About this task:
Of all the lines below, return only those starting with the line holding "(int u = 0;" and going on through the line holding "1 <= lin_last)", exactly as written.

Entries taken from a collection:
Segment Open

int nfa_traverse_runs(const nfa_traverse_args *pa, const uint32_t *bits, int32_t *run_cnts, uint64_t *runs, int32_t max_runs,
                      int32_t *overflow_count, float near_hint, const int32_t *ray_order, int64_t n_order, nfa_stream_t stream)
{
    NFA_REQUIRE(pa != nullptr, "traverse_runs: null args");
    const nfa_traverse_args &a = *pa;
    NFA_REQUIRE(a.n_rays >= 0 && a.n_rays < (int64_t)1 << 31, "traverse_runs: n_rays out of range");
    NFA_REQUIRE(overflow_count, "traverse_runs: overflow_count is null");
    hipStream_t s = as_stream(stream);
    if (!a.steps_limit_dev && hipMemsetAsync(overflow_count, 0, 2 * sizeof(int32_t), s) != hipSuccess) { set_error("traverse_runs: memset failed"); return NFA_EHIP; }
    if (a.n_rays == 0) return NFA_OK;
    NFA_REQUIRE(a.step_size > 0.0f && a.cone_angle == 0.0f, "traverse_runs: needs step_size > 0 and cone_angle == 0");
    NFA_REQUIRE(a.mode == 0 || a.mode == 2, "traverse_runs: mode must be 0 (all rays) or 2 (rays_mask + limit)");
    NFA_REQUIRE(a.mode != 2 || a.traverse_steps_limit > 0, "traverse_steps_limit must be > 0 when over_allocate is true");
    NFA_REQUIRE(a.rays_o && a.rays_d && a.aabbs && a.near_planes && a.far_planes && a.sm_cnts && bits && run_cnts && runs,
                "traverse_runs: null pointer");
    NFA_REQUIRE(max_runs >= 1 && max_runs <= 32, "traverse_runs: max_runs must be in [1, 32]");
    NFA_REQUIRE(a.n_grids >= 1 && a.res[0] > 0 && a.res[1] > 0 && a.res[2] > 0, "traverse_runs: bad grid shape");
    NFA_REQUIRE(a.res[0] <= WK_MAX_RES && a.res[1] <= WK_MAX_RES && a.res[2] <= WK_MAX_RES,
                "traverse_runs: at most 512 cells per axis (use nfa_traverse_grids beyond)");
    const bool fused = !a.t_sorted && !a.t_indices && !a.hits;
    NFA_REQUIRE(fused || (a.t_sorted && a.t_indices && a.hits), "traverse_runs: t_sorted, t_indices and hits must be given together");
    NFA_REQUIRE(!fused || a.n_grids == 1, "traverse_runs: in-kernel intersection supports one grid");
    WalkParams p;
    p.bits = bits;
    p.lay = walk_layout(a.res);
    NFA_REQUIRE(p.lay.bits >= 5 && ((int64_t)a.n_grids << p.lay.bits) < ((int64_t)1 << 31), "traverse_runs: grid too large");
    p.run_cnts = run_cnts;
    p.runs = reinterpret_cast<unsigned long long *>(runs);
    p.max_runs = max_runs;
    p.n_rays = a.n_rays;
    p.overflow = overflow_count;
    p.order = ray_order;
    p.n_order = ray_order ? n_order : a.n_rays;
    NFA_REQUIRE(!ray_order || (n_order >= 0 && n_order <= a.n_rays), "traverse_runs: n_order out of range");
    if (ray_order && n_order == 0) return NFA_OK;
    p.approach.n = 0;
    p.lat.n_rows = 0;
    if (near_hint == near_hint && !tuning_env("NFA_WALK_NO_LATTICE")) lattice_table_build(p.lat, near_hint, a.step_size);
    const bool lattice = p.lat.n_rows >= 1 && p.lat.n_binades >= 1;
    if (!lattice && near_hint == near_hint) approach_table_build(p.approach, near_hint, a.step_size);
    const size_t shmem = 0;
    const unsigned grid = grid_1d(p.n_order, WK_THREADS, 1 << 20);
    const bool lim = a.traverse_steps_limit > 0;
    static constexpr decltype(&walk_kernel<false, false>) kernels[2][2][2] = {
        {{walk_lattice_kernel<true, false>, walk_lattice_kernel<true, true>}, {walk_lattice_kernel<false, false>, walk_lattice_kernel<false, true>}},
        {{walk_kernel<true, false>, walk_kernel<true, true>}, {walk_kernel<false, false>, walk_kernel<false, true>}}};
    hipLaunchKernelGGL(kernels[!lattice][!fused][lim], dim3(grid), dim3(WK_THREADS), shmem, s, a, p);
    NFA_CHECK_LAUNCH("traverse_runs");
    return NFA_OK;
}
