@@ -66,7 +74,10 @@
   const int x_ps = X.pix_stride;
   const unsigned char *xg = X.base + b * X.batch_stride + (int64_t)p0 * x_ps;
   constexpr int64_t kWTile = (int64_t)kFcTN * F::REC;
-  const unsigned char *wg = Wk + (int64_t)ntile * nch * KK * kWTile + (wave * 32 + l31) * F::REC + kh * 16;
+  const int w_lane = (wave * 32 + l31) * F::REC + kh * 16;
+  __amdgpu_buffer_rsrc_t wg[F::NS];
+#pragma unroll
+  for (int sp = 0; sp < F::NS; ++sp) wg[sp] = fc_rsrc(Wk + (int64_t)ntile * nch * KK * kWTile + sp * w_split_stride);
 
   int a_off[NMB];
 #pragma unroll
@@ -99,13 +110,18 @@
   };
   u32x4 pf[PF];
   const int pix0 = t >> 2;
-  const unsigned char *pf_src = xg + (t & 3) * 16;
+  const int pf_piece = (t & 3) * 16;
   unsigned char *pf_dst = xs + (size_t)pix0 * PITCH + (t & 3) * (SRC32 ? 8 : 16);
   const int x_first = kPrefetch ? min(x_total, 256 * PF) : 0;
 
-  Frag<MODE> cur[F::KB], nxt[F::KB];
-  load_b_frags<MODE>(cur, wg, w_split_stride);
-  if constexpr (kPrefetch) fc_prefetch_pieces(pf, pf_src, x_ps, pix0, tmh);
+  constexpr int TU = KS == 3 && NMB <= kFcRingMaxRowBlocks ? KK : 1, AHEAD = TU == 1 ? 1 : kFcWeightAhead;
+  static_assert(KK % TU == 0 && AHEAD >= 1 && (TU == 1 || AHEAD < TU), "ring: a slot per tap phase, reused after it has been read");
+  const int lin_last = nch * KK - 1;
+  Frag<MODE> ring[TU + 1][F::KB];
+#pragma unroll
+  for (int q = 0; q < AHEAD; ++q)
+    load_b_frags<MODE>(ring[q], wg, min(q, lin_last) * (int)kWTile, w_lane);
+  if constexpr (kPrefetch) fc_prefetch_pieces(pf, xg, x_ps, pix0, tmh, pf_piece);
   for (int cc = 0; cc < nch; ++cc) {
     __syncthreads();
     if constexpr (kPrefetch) {
@@ -147,35 +163,45 @@
     __syncthreads();
     Frag<MODE> fa = load_frag<MODE>(xs + a_off[0], xplane, 0, kh);
 #pragma unroll 1
-    for (int tap = 0; tap < KK; ++tap) {
-      {
-        const int lin = cc * KK + tap + 1;
-#pragma unroll
-        for (int q = 0; q < F::KB; ++q) nxt[q] = cur[q];
-        if (lin < nch * KK) load_b_frags<MODE>(nxt, wg + (int64_t)lin * kWTile, w_split_stride);
-        if constexpr (kPrefetch)
-          if (tap == 0 && cc + 1 < nch)
-            fc_prefetch_pieces(pf, pf_src + (int64_t)(cc + 1) * x_cs, x_ps, pix0, tmh);
+    for (int t0 = 0; t0 < KK; t0 += TU) {
+#pragma unroll
+      for (int u = 0; u < TU; ++u) {
+        const int tap = t0 + u;
+        constexpr int kNextSlot = TU == 1 ? 1 : 0;
+        {
+          const int lin = min(cc * KK + tap + AHEAD, lin_last);
+          if constexpr (TU == 1) {
+#pragma unroll
+            for (int q = 0; q < F::KB; ++q) ring[1][q] = ring[0][q];
+          }
+          if (TU > 1 || cc * KK + tap + 1 <= lin_last)
+            load_b_frags<MODE>(ring[TU == 1 ? kNextSlot : (u + AHEAD) % TU], wg, lin * (int)kWTile, w_lane);
+          if constexpr (kPrefetch)
+            if (tap == 0 && cc + 1 < nch)
+              fc_prefetch_pieces(pf, xg + (int64_t)(cc + 1) * x_cs, x_ps, pix0, tmh, pf_piece);
+        }
+        const int i = tap / KS, j = tap - i * KS;
+        const unsigned char *xa = xs + (size_t)(i * Wp + j) * PITCH;
+        const int tn = tap + 1 < KK ? tap + 1 : 0;
+        const int in = tn / KS, jn = tn - in * KS;
+        const unsigned char *xa_next = xs + (size_t)(in * Wp + jn) * PITCH;
+#pragma unroll
+        for (int st = 0; st < STEPS; ++st) {
+          const int kb = st / NMB, mb = st % NMB;
+          const Frag<MODE> fc = fa;
+          if (st + 1 < STEPS)
+            fa = load_frag<MODE>(xa + a_off[(st + 1) % NMB], xplane, (st + 1) / NMB, kh);
+          else
+            fa = load_frag<MODE>(xa_next + a_off[0], xplane, 0, kh);
+          __builtin_amdgcn_sched_barrier(0);
+          if (mb + 1 < NMB || nblk == NMB)
+            acc[mb] = mma<MODE>(fc, ring[u][kb], acc[mb]);
+        }
+        if constexpr (TU == 1) {
+#pragma unroll
+          for (int q = 0; q < F::KB; ++q) ring[0][q] = ring[1][q];
+        }
       }
-      const int i = tap / KS, j = tap - i * KS;
-      const unsigned char *xa = xs + (size_t)(i * Wp + j) * PITCH;
-      const int tn = tap + 1 < KK ? tap + 1 : 0;
-      const int in = tn / KS, jn = tn - in * KS;
-      const unsigned char *xa_next = xs + (size_t)(in * Wp + jn) * PITCH;
-#pragma unroll
-      for (int st = 0; st < STEPS; ++st) {
-        const int kb = st / NMB, mb = st % NMB;
-        const Frag<MODE> fc = fa;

Segment Closed

Written solution:
+      for (int u = 0; u < TU; ++u) {
+        const int tap = t0 + u;
+        constexpr int kNextSlot = TU == 1 ? 1 : 0;
+        {
+          const int lin = min(cc * KK + tap + AHEAD, lin_last);
+          if constexpr (TU == 1) {
+#pragma unroll
+            for (int q = 0; q < F::KB; ++q) ring[1][q] = ring[0][q];
+          }
+          if (TU > 1 || cc * KK + tap + 1 <= lin_last)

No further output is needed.